Wskazane powyżej zarzuty oparli o pewne „wyjątki” w zeznaniach świadków oraz pozwanej. Niemniej jednak, ani uchylenie się przez świadka K. N. ani też fakt, że postępowanie karne przeciwko W. R. zostało umorzone, nie świadczy o tym, że osobom należy odmówić wiarygodności, ani też na podstawie podnoszonych przez powodów okoliczności, tworzyć całkowicie odmienne ustalenia faktyczne. Wskazać bowiem należy, że powodowie poza kwestionowaniem podnoszonych przez pozwaną okoliczności, nie przedstawili jakichkolwiek wiarygodnych dowodów, które pozwalałyby na poczynione odmiennych ustaleń faktycznych. W szczególności wskazać należy, że co prawda okoliczności zerwania kontaktów przez pozwaną nie były kwestionowane, niemniej jednak, w świetle tego co ustalono w toku postępowania przed Sądem I instancji, to powodowie, a nie pozwani, poprzez swoja postawę doprowadzili do zerwania przez pozwaną kontaktów z powodami albowiem w sytuacji kryzysowej, nie uzyskała od nich jakiegokolwiek wsparcia. Nadto, co istotne, powodowie wbrew łączącym więziom rodzinnym, postanowili podjąć się mediacji w imieniu męża pozwanej.

Nadto, co istotne, powodowie pomijają, że Sąd I instancji dokonał oceny całości materiału dowodowego, w szczególności zeznań świadków, oraz omówił przyczyny dla których jednych uznał za wiarygodnych a innych za nie. W ocenie Sądu Okręgowego, po zapoznaniu się z zapisem audio-video rozpraw przeprowadzonych przed Sądem I instancji, brak jest podstaw do uznania, aby dokonana ocena była wadliwa, a tylko taka daje podstawy do kwestionowania ustaleń faktycznych.
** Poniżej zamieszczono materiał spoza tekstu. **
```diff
@@ -213,12 +283,16 @@
                 const uint32_t xs_lane = xs_addr + (uint32_t)t * B2F_RANK_XS_BYTES + (uint32_t)lane * 4u;
                 double acc = 0.0;
                 for (int g = u - t * groups; g < g_end; ++g)
-                    rank_walk_group<D, U>(forest_addr + (uint32_t)(g * U) * p.tree_stride, p.tree_stride, xs_lane, p.mul_two, p.mul_64k, p.add_64k, acc);
+                    rank_walk_group_head<D, U>(forest_addr + (uint32_t)(g * U) * p.tree_stride, head_addr + (uint32_t)g * (12u * U), p.tree_stride,
+                                               xs_lane, p.mul_two, p.mul_64k, p.add_64k, acc);
                 partial[(warp + t) * 32 + lane] = acc;
                 u = t * groups + g_end;
             }
         }
         __syncthreads();
+        RANK_TRACE(RT_WALKED);
+        pdl_wait();
+        RANK_TRACE(RT_WAIT);
 
         for (int r = tid; r < n_rows; r += B2F_RANK_THREADS) {
             const int t = r >> 5, ln = r & 31;
@@ -239,4 +313,5 @@
     if constexpr (!STREAM) {
         if (!forest_ready) mbar_wait(&forest_bar[0], 0);
     }
-}
+    RANK_TRACE(RT_EXIT);
+}
diff --git a/include/b2f.h b/include/b2f.h
--- a/include/b2f.h
+++ b/include/b2f.h
@@ -81,7 +81,7 @@
     int32_t rank_smem_bytes;
     int32_t rank_row_bytes;
     int32_t rank_stream;
-    int32_t reserved2;
+    int32_t rank_last_pdl;
 } b2f_info;
 
 const char *b2f_version(void);
```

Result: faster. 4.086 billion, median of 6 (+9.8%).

Tym samym skoro poczynione ustalenia faktyczne nie są wadliwe, a także prawidłowe uznanie, że zatajonym przez powodem odwołania darowizny była chęć sprzedaży nieruchomości, nie było podstaw do uznania, że zaskarżone orzeczenie jest wadliwe.

Z tych względów apelacja podlegała oddaleniu na podstawie art. 385 k.p.c.

O kosztach postępowania odwoławczego Sąd Okręgowy orzekł na podstawie art. 98 § 1 i 3 k.p.c. w związku z art. 391 § 1 k.p.c. stosując zasadę odpowiedzialności za wynik procesu, a to wobec oddalenia apelacji pozwanego i braku podstaw do zastosowania art. 102 k.p.c. Koszty te ustalono przy uwzględnieniu § 2 pkt 6 w związku z § 10 ust. 1 pkt 1 rozporządzenia Ministra Sprawiedliwości z dnia 22 października 2015r. w sprawie opłat za czynności adwokackie (tekst jednolity: Dz.U. z 2015r. poz. 1800 ze zmianami).